- Born: Diana Merrien November 27, 1928 (age 97) Aylesbury, England
- Genres: Classical music
- Occupations: musician, lecturer
- Instrument: piano
- Formerly of: Tasmanian Conservatorium Trio
- Spouse: Jan Sedivka (married 1960–present)

= Beryl Sedivka =

Australian pianist

Pauline Beryl Sedivka (née Diana Merrien; b. 27 November 1928) is a classical pianist and lecturer based in Tasmania, Australia.

== Career ==
Born in Aylesbury, England, she was educated in France where she studied with pianist Marcel Ciampi. Following the end of World War II, she returned to England, studied with Franz Reizenstein and Solomon Cutner, and performed on the BBC.

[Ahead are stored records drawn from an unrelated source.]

     for (int r = tid; r < si.nruns; r += 256) {
@@ -388,33 +360,35 @@
     }
     if (tid == 0) {
 #pragma unroll
-        for (int j = 0; j < 5; ++j) lm[(size_t)(D - 1) * 8 + j] = ll[j] + hl[j];
-#pragma unroll
-        for (int j = 0; j < 8; ++j) mm[(size_t)(D - 1) * 8 + j] = ml[j] + hl[5 + j];
+        for (int j = 0; j < 5; ++j) lm[(size_t)(D - 1) * 8 + j] = s_lmlast[j] + hl[j];
+#pragma unroll
+        for (int j = 0; j < 8; ++j) mm[(size_t)(D - 1) * 8 + j] = s_lmlast[8 + j] + hl[5 + j];
     }
 }
 
 extern "C" int toued_agent_backward(const int32_t* obs, const uint8_t* action, const uint16_t* sorted_tok,
                                     const float* pi_hat, const float* y_hat, const float* actor_k,
-                                    const float* critic_k, const float* actor_k1, const float* critic_k1,
+                                    const float* critic_k, const float* grad_sums, const float* ent_sums,
                                     const float* update_scalars, float* lam, float* mu, float* d_pi_hat,
-                                    float* d_y_hat, int n_agents, int n_workers, int rollout_len, int obs_dim,
+                                    float* d_y_hat, uint32_t* cotangent_max, int n_agents, int n_workers, int rollout_len, int obs_dim,
                                     float lr_actor, float lr_critic, float max_grad_norm,
-                                    float agent_target_coeff, float policy_entropy_coeff,
-                                    float target_entropy_coeff, float policy_l2_coeff, float target_l2_coeff,
+                                    float agent_target_coeff, float policy_l2_coeff, float target_l2_coeff,
                                     float grad_scale, float* run_scratch, void* stream) {
     const int T = n_workers * rollout_len;
     TOUED_CHECK(n_agents > 0 && T > 0, "toued_agent_backward: empty problem");
     TOUED_CHECK(run_scratch != nullptr, "toued_agent_backward: run_scratch (toued_agent_scratch_floats) is required");
+    TOUED_CHECK(grad_sums != nullptr && ent_sums != nullptr,
+                "toued_agent_backward: the update's run sums (run_sums, ent_sums of toued_agent_update) are required");
     const size_t smem = sizeof(float) * ((size_t)T * 13 + 2 * 256 * 13) + seg_index_bytes(T);
     TOUED_CHECK(smem <= 200 * 1024, "toued_agent_backward: W*L=%d too large for shared memory", T);
     TOUED_CUDA(cudaFuncSetAttribute(agent_backward_kernel, cudaFuncAttributeMaxDynamicSharedMemorySize, (int)smem));
     TOUED_CUDA(cudaFuncSetAttribute(agent_backward_kernel, cudaFuncAttributePreferredSharedMemoryCarveout, 100));
     cudaStream_t st = (cudaStream_t)stream;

In 1960 she married violinist Jan Sedivka, and they moved to Queensland, Australia the following year. After several years at the Queensland Conservatorium, they relocated to Hobart, Tasmania, and formed the Tasmanian Conservatorium Trio with cellist Sela Trau. They performed in Hobart and Launceston, and gained praise from the local press. Their final performance as the Tasmanian Conservatorium Trio was held in 1978.

Beryl Sedivka is considered one of Hobart's best known and most prominent pianists. She has performed for the ABC, and lectured at the Tasmanian Conservatorium of Music between 1966 and 2008, with her students including Geoffrey Lancaster, and Neil Goodchild.

She was awarded an Order of Australian Medal in 2021 for service to music as a performer and mentor.